Recently, the team of Professor Qian He and Wu Huaqiang from the Institute of Microelectronics of Tsinghua University and the Future Chip Technology Advanced Innovation Center and their collaborators published a research paper titled “Fully hardware-implemented memristor convolutional neural network” online in “Nature”, reporting A complete hardware implementation of a convolutional network based on a memristor array chip is presented.
The energy efficiency of the integrated storage and computing system is two prime levels higher than that of the cutting-edge graphics processor chip (GPU) in processing convolutional neural networks (CNN), which can be said to break through the “Von Neumann bottleneck” to a certain extent. Manufacturing: While greatly improving the computing power, it realizes the completion of complex calculations with smaller power consumption and lower hardware cost.
Schematic diagram of multiple memristor array chips working together. (Photo from: Tsinghua News Network, the same below)
Memory and computing integrated system based on memristor chip
What is a memristor?
Memristor, the full name of Memristor, is the fourth basic circuit element after resistance, capacitance, and inductance. It represents the relationship between magnetic flux and electric charge. It was first predicted by Cai Shaotang, a professor at the University of California, Berkeley, in 1971. Exist, Hewlett-Packard in 2008 successfully developed.
In simple terms, the resistance of such a component will change with the amount of current passed, and even if the current stops, its resistance will still stay at the previous value, until it receives the reverse current it will be pushed back , which is equivalent to saying that it can “remember” the previous amount of current.
This wonderful effect is actually similar to that of neuron synapses. In addition, memristors also have the advantages of small size, low operating power consumption, and large-scale integration (three-dimensional integration).
Artificial neural networks have been brilliant in recent years.
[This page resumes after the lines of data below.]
template <int VEC, int KIND, int WN, bool CP, bool HEAD, bool XM = false, bool SEMI = false>
__device__ __forceinline__ void wino_body(const ConvParams& p, const int bid_in, const int nwg_in, const int n_begin,
                                          const int n_end, float* __restrict__ wsmem) {
    constexpr bool DECONV = KIND == 2;
    constexpr int NCLS = WinoKind<KIND>::NCLS, R = WinoKind<KIND>::R;
    constexpr int WM = 4 / WN, TM = 2 / WM, BN = 32 * WN;
    constexpr int NACC = CP ? 1 : NCLS;
    static_assert(KIND == 1 || KIND == 2, "F(4,3) convolution or F(2,2) transposed convolution");
    static_assert(!SEMI || (KIND == 1 && !CP && !HEAD), "the semi-fused form: serial F(4,3) row classes of one depth class");
    static_assert(WN == 4 || WN == 2, "4 waves as 1 x 4 or 2 x 2");
    static_assert(!HEAD || (DECONV && !CP && WN == 2), "the fused head: serial transposed form");
    float* As = wsmem;
    constexpr int BSTG = (DECONV ? 2 : 1) * WBK * BN;
    float* Bs = wsmem + WNB * WBK * WBM;
    constexpr int PB = 64 * VEC;
    constexpr int NPIECE_B = WBK * BN / PB;
    static_assert(NPIECE_B % 4 == 0, "B pieces divide over the 4 waves");
    constexpr int NPB = NPIECE_B / 4;
    constexpr bool B_WIDE = BN >= PB;
    constexpr int PPR = B_WIDE ? BN / PB : 1;
    constexpr int RPP = B_WIDE ? 1 : PB / BN;
    constexpr int LPR_B = BN / VEC;
    constexpr int NPD = WNPA + NPB;

    const int tid = threadIdx.x;
    const int lane = tid & 63;
    const int wave = __builtin_amdgcn_readfirstlane(tid >> 6);
    const int wm = wave / WN, wn = wave % WN;
    const int j = lane & 31, h = lane >> 5;
#ifdef S3R_ABLATE
    unsigned long long tl0 = 0, tl1 = 0, tl2 = 0;
    if (p.debug == 7) tl0 = __builtin_amdgcn_s_memrealtime();
#endif

    const int n_tiles = (n_end - n_begin + BN - 1) / BN;
    int bid = bid_in, cls0 = 0, pc = 0;
    if constexpr (CP || SEMI) {
        const int nwg = nwg_in;
        const int q = nwg >> 3, r = nwg & 7, xcd = bid & 7, slot = bid >> 3;
        const int item = (xcd < r ? xcd * (q + 1) : r * (q + 1) + (xcd - r) * q) + slot;
        const int ntile = p.m_tiles * n_tiles;
        const int c = item / ntile;
        bid = item - c * ntile;
        if constexpr (DECONV) { pc = c / NCLS; cls0 = c - pc * NCLS; } else cls0 = SEMI ? c * NCLS : c;
    } else if constexpr (DECONV) {
        const int nwg = nwg_in >> 3;
        const int item = (bid & 7) * nwg + (bid >> 3);
        bid = item >> 3;
        pc = item & 7;
    } else {
        const int nwg = nwg_in;
        const int q = nwg >> 3, r = nwg & 7, xcd = bid & 7, slot = bid >> 3;
        bid = (xcd < r ? xcd * (q + 1) : r * (q + 1) + (xcd - r) * q) + slot;
    }
    const int rd = (pc >> 2) & 1, rh = (pc >> 1) & 1, rw = pc & 1;
    const int m_tile = bid % p.m_tiles, n_tile = bid / p.m_tiles;
    const int m0 = m_tile * WBM, n0 = n_begin + n_tile * BN;
    const int S = p.Nd * p.Nh * p.Nw;
    const int T = DECONV ? 2 : p.T;
    const int chunks = p.Cin / WBK;
    const int nkt = T * chunks;
    const int total = NACC * nkt;

    int bvoff;
    {
        int col, lrow;
        if (B_WIDE) { col = (wave % PPR) * PB + lane * VEC; lrow = 0; }
        else        { col = (lane % LPR_B) * VEC;           lrow = lane / LPR_B; }
        int n = n0 + col;
        if (n >= n_end) n = n_end - VEC;
        const int b = p.dS.div(n);
        int rem = n - b * S;
        const int pd = p.dHW.div(rem);
        rem -= pd * p.Nh * p.Nw;
        const int q = p.dW.div(rem);
        const int pw = rem - q * p.Nw;
        if constexpr (DECONV)
            bvoff = (b * p.Cin * p.x_cs + (2 * pd + rd) * p.x_ds + (2 * q + rh) * p.x_hs + pw + rw + lrow * p.x_cs) * 4;
        else
            bvoff = (b * p.Cin * p.x_cs + p.x_org + pd * p.x_ds + q * p.x_hs + pw + lrow * p.x_cs) * 4;
    }
    const int avoff = ((lane >> 4) * p.CoutPad + (lane & 15) * 4) * 4;
    const __amdgpu_buffer_rsrc_t xrsrc =
        __builtin_amdgcn_make_buffer_rsrc(const_cast<float*>(p.x), 0, (int)p.x_bytes, 0x00020000);
    const __amdgpu_buffer_rsrc_t drsrc =
        __builtin_amdgcn_make_buffer_rsrc(const_cast<float*>(DECONV ? p.xd : p.x), 0, (int)p.x_bytes, 0x00020000);
    const size_t x_el = (size_t)p.x_bytes / 4;
    const __amdgpu_buffer_rsrc_t wrsrc = __builtin_amdgcn_make_buffer_rsrc(
        const_cast<float*>(p.w), 0,
        (int)((unsigned)(DECONV ? 72 : (p.ncls ? p.ncls : NCLS)) * (unsigned)T * (unsigned)p.Cin * (unsigned)p.CoutPad * 4u),
        0x00020000);
    const int b_row0 = B_WIDE ? wave / PPR : wave * RPP;
    constexpr int B_ROW_STEP = B_WIDE ? 4 / PPR : 4 * RPP;
    const int b_lds0 = B_WIDE ? b_row0 * BN + (wave % PPR) * PB : wave * PB;
    constexpr int B_LDS_STEP = B_WIDE ? B_ROW_STEP * BN : 4 * PB;
    const int cs4 = p.x_cs * 4;

    int c_cls = cls0, c_cc = 0, c_td = 0, c_tw = 0, c_tap = 0;
    int c_kt = (DECONV ? pc * NCLS + cls0 : cls0) * nkt;
    int c_a = cls0 / 3, c_b = cls0 - 3 * (cls0 / 3);
#ifdef S3R_ABLATE
    bool abl_loop = false;
#endif
    auto issue = [&](int buf) __attribute__((always_inline)) {
#ifdef S3R_ABLATE
        const bool skip_a = abl_loop && (p.debug == 3 || p.debug == 5);
        const bool skip_b = abl_loop && (p.debug == 3 || p.debug == 4 || (p.debug == 6 && (DECONV ? c_tap != 0 : c_tw != 0)));
#else
        constexpr bool skip_a = false, skip_b = false;
#endif
        if (!skip_a) {
#pragma unroll
            for (int q = 0; q < WNPA; ++q)
                wdma<16>(wrsrc, As + buf * WBK * WBM + (wave + 4 * q) * 256, avoff,
                         (c_kt * WBK * p.CoutPad + m0) * 4 + (wave + 4 * q) * 4 * p.CoutPad * 4);
        }
        float* sb = Bs + buf * BSTG + b_lds0;
        if constexpr (DECONV) {
            const int b_base = ((c_cc * WBK + b_row0) * p.x_cs + (c_a ? p.x_ds : 0) + (c_b ? p.x_hs : 0) + c_tap) * 4;
            if (skip_b) {
            } else if constexpr (XM) {
                const int t_idx = (c_a != 1 ? 2 : 0) + (c_b != 1 ? 1 : 0);
                const float* tb = t_idx == 0 ? p.x : p.xd + (size_t)(t_idx - 1) * x_el;
                const __amdgpu_buffer_rsrc_t trsrc = __builtin_amdgcn_make_buffer_rsrc(const_cast<float*>(tb), 0, (int)p.x_bytes, 0x00020000);
#pragma unroll
                for (int q = 0; q < NPB; ++q) wdma<4 * VEC>(trsrc, sb + q * B_LDS_STEP, bvoff, b_base + q * B_ROW_STEP * cs4);
            } else if (c_b == 1) {
#pragma unroll
                for (int q = 0; q < NPB; ++q) wdma<4 * VEC>(xrsrc, sb + q * B_LDS_STEP, bvoff, b_base + q * B_ROW_STEP * cs4);
                if (c_a != 1) {
#pragma unroll
                    for (int q = 0; q < NPB; ++q)
                        wdma<4 * VEC>(xrsrc, sb + WBK * BN + q * B_LDS_STEP, bvoff, b_base + p.x_ds * 4 + q * B_ROW_STEP * cs4);
                }
            } else {
#pragma unroll
                for (int q = 0; q < NPB; ++q) wdma<4 * VEC>(drsrc, sb + q * B_LDS_STEP, bvoff, b_base + q * B_ROW_STEP * cs4);
                if (c_a != 1) {
#pragma unroll
                    for (int q = 0; q < NPB; ++q)
                        wdma<4 * VEC>(drsrc, sb + WBK * BN + q * B_LDS_STEP, bvoff, b_base + p.x_ds * 4 + q * B_ROW_STEP * cs4);
                }
            }
            ++c_kt;
            if (++c_tap == 2) {
                c_tap = 0;
                if (++c_cc == chunks) {
                    c_cc = 0; ++c_cls;
                    if (++c_b == 3) { c_b = 0; ++c_a; }
                }
            }
        } else {
            const int b_base = (c_cls * p.x_cls + (c_cc * WBK + b_row0) * p.x_cs + c_td * p.x_ds + c_tw) * 4;
            if (!skip_b) {
#pragma unroll
                for (int q = 0; q < NPB; ++q) wdma<4 * VEC>(xrsrc, sb + q * B_LDS_STEP, bvoff, b_base + q * B_ROW_STEP * cs4);
            }
            ++c_kt;
            if (++c_tw == p.kw) { c_tw = 0; ++c_td; }
            if (++c_tap == T) {
                c_tap = 0; c_td = 0; c_tw = 0;
                if (++c_cc == chunks) { c_cc = 0; ++c_cls; }
            }
        }
    };

    wf32x16 acc[NACC][TM];
#pragma unroll
    for (int c = 0; c < NACC; ++c)
#pragma unroll
        for (int t = 0; t < TM; ++t)
#pragma unroll
            for (int r = 0; r < 16; ++r) acc[c][t][r] = 0.f;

If memristors are connected into arrays as hardware of artificial neural networks, what effect will it have?
The current international related research is still stuck in the verification of simple network structure, or the simulation based on a small amount of device data. There are still many challenges in the complete hardware implementation based on the memristor array: Resistor arrays are still a challenge; in terms of systems, the inherent non-ideal characteristics of devices (such as inter-device fluctuations, device conductance stuck, conductance state drift, etc.) On the one hand, the realization of the convolution function of the memristor array requires continuous sampling and calculation of multiple input blocks in a serial sliding manner, which cannot match the computational efficiency of the fully connected structure.
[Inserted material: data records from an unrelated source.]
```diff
+template <bool LO, int NA, int NB>
+__device__ __forceinline__ void cos_consumer(const TcParams& P, int wg, int wt, int n0, int tiles_mine, uint64_t dbase,
+                                             uint64_t dbase_b, uint32_t bar_full0, uint32_t bar_empty0,
+                                             uint32_t bar_fullb0, uint32_t bar_emptyb0, uint32_t rank, const float* post,
+                                             int dbg, EpiSmem es) {
+    static_assert(NA % 2 == 0, "each A stage has one producing CTA of the pair");
+    const int nkb = P.n_kblocks;
+    const int b_bytes = P.bn_cta * 64;
+    constexpr int a_bytes = BM64 * 64;
+    float acc[1][MAX_BN_CTA64 / 2];
+    const uint32_t sta16 = (4 * a_bytes) >> 4, stb16 = (uint32_t)(2 * b_bytes) >> 4, alo16 = a_bytes >> 4,
+                   blo16 = (uint32_t)b_bytes >> 4;
+    const uint64_t da_wg = dbase + (uint64_t)(wg * ((2 * a_bytes) >> 4));
+    for (int u = 0; 2 * u < tiles_mine; ++u) {
+        const int ti = 2 * u + wg, g0 = u * nkb, m0 = ((int)blockIdx.x + ti * (int)gridDim.x) * BM64;
+        const bool mine = ti < tiles_mine;
+        if (mine && !es.buf) wg_prefetch_res<BM64>(P, m0, n0, wt);
+        wg_tile<SBK / 16, LO>(
+            P.bn_cta, acc, nkb, 0u, alo16, blo16, mine && !(dbg & 64),
+            [&](int kb, uint64_t& da, uint64_t& db) {
+                const int g = g0 + kb, s = g % NA, sb = g % NB;
+                if (!(dbg & 128)) mbar_wait(bar_full0 + 8 * s, (uint32_t)(g / NA) & 1);
+                mbar_wait(bar_fullb0 + 8 * sb, (uint32_t)(g / NB) & 1);
+                da = da_wg + (uint64_t)((uint32_t)s * sta16);
+                db = dbase_b + (uint64_t)((uint32_t)sb * stb16);
+            },
+            [&](int kb) {
+                const int g = g0 + kb, s = g % NA;
+                const uint32_t producer = (uint32_t)(s & 1);
+                wg_release(bar_empty0 + 16 * s + 8 * ((g / NA) & 1), wg, wt, producer != rank, producer);
+                if (wt == 0) mbar_arrive(bar_emptyb0 + 8 * (g % NB));
+            });
+        if (!mine) break;
+        if (es.buf) wg_epilogue_smem(P, acc, ti, m0, n0, wg, wt, post, es);
+        else wg_epilogue(P, acc, m0, n0, wt, post);
+    }
+}
+
 typedef CUresult (*EncodeTiledFn)(CUtensorMap*, CUtensorMapDataType, cuuint32_t, void*, const cuuint64_t*,
                                   const cuuint64_t*, const cuuint32_t*, const cuuint32_t*, CUtensorMapInterleave,
                                   CUtensorMapSwizzle, CUtensorMapL2promotion, CUtensorMapFloatOOBfill);
diff --git a/include/deephar_b200.h b/include/deephar_b200.h
--- a/include/deephar_b200.h
+++ b/include/deephar_b200.h
@@ -69,6 +69,7 @@
     int32_t cluster;
     int32_t bm;
     int32_t epi_tma;
+    int32_t cosched;
 } dh_conv_plan_info;
 int dh_conv2d_plan(dh_ctx* ctx, const dh_view* x, const float* w_hwio, const dh_packed_w* packed,
                    const dh_conv_desc* d, const dh_view* out, dh_conv_plan_info* info);
```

The team of Professor Qian He and Wu Huaqiang successfully fabricated a high-performance memristor array by optimizing the material and device structure. In May 2017, the research group reported in Nature Communications that, for the first time, brain-like computing based on 1024 oxide memristor arrays was realized, increasing the integration scale of oxide memristors by an order of magnitude. This enables the chip to complete face recognition computing tasks more efficiently, reducing energy consumption to less than one thousandth of the original.
memristor neural network
In order to solve the problem of the system recognition accuracy decline caused by the non-ideal characteristics of the device, they proposed a new hybrid training algorithm, which only needs to train the neural network with fewer image samples, and fine-tune some of the weights of the last layer of the network, so that the memory can be saved. The recognition accuracy of the computing-integrated architecture on the set of handwritten digits reaches 96.19%, which is comparable to the recognition accuracy of the software. At the same time, a spatial parallel mechanism is proposed to program the same convolution kernel into multiple groups of memristor arrays. Each group of memristor arrays can process different convolution input blocks in parallel, increasing the degree of parallelism to speed up the convolution calculation. .
On this basis, the team built a complete storage and computing integrated system composed of all hardware, integrated 8 arrays including 2048 memristors in the system to improve the efficiency of parallel computing, and efficiently run on the system. The convolutional neural network algorithm successfully verified the image recognition function and proved the feasibility of the full hardware implementation of the storage-computing integrated architecture.
Storage and Computing Integrated System Architecture
In recent years, the team of Professors Qian He and Wu Huaqiang has long been devoted to the research of storage-computing integration technology for artificial intelligence, and has achieved innovative breakthroughs at multiple levels such as device performance optimization, process integration, circuit design, and architecture and algorithms. Published many papers in journals such as Nature Communications, Nature Electronics, Advanced Materials and other top academic conferences such as International Conference on Electronic Devices (IEDM) and International Conference on Solid State semiconductor Circuits (ISSCC). .
Professor Wu Huaqiang from the Institute of Microelectronics of Tsinghua University is the corresponding author of this paper, and Yao Peng, a doctoral student of the Institute of Microelectronics of Tsinghua University, is the first author. The research work was supported by the National Natural Science Foundation of China, the National Key R&D Program, the Beijing Municipal Science and Technology Commission, the Beijing National Research Center for Information Science and Technology, and Huawei Technologies Co., Ltd.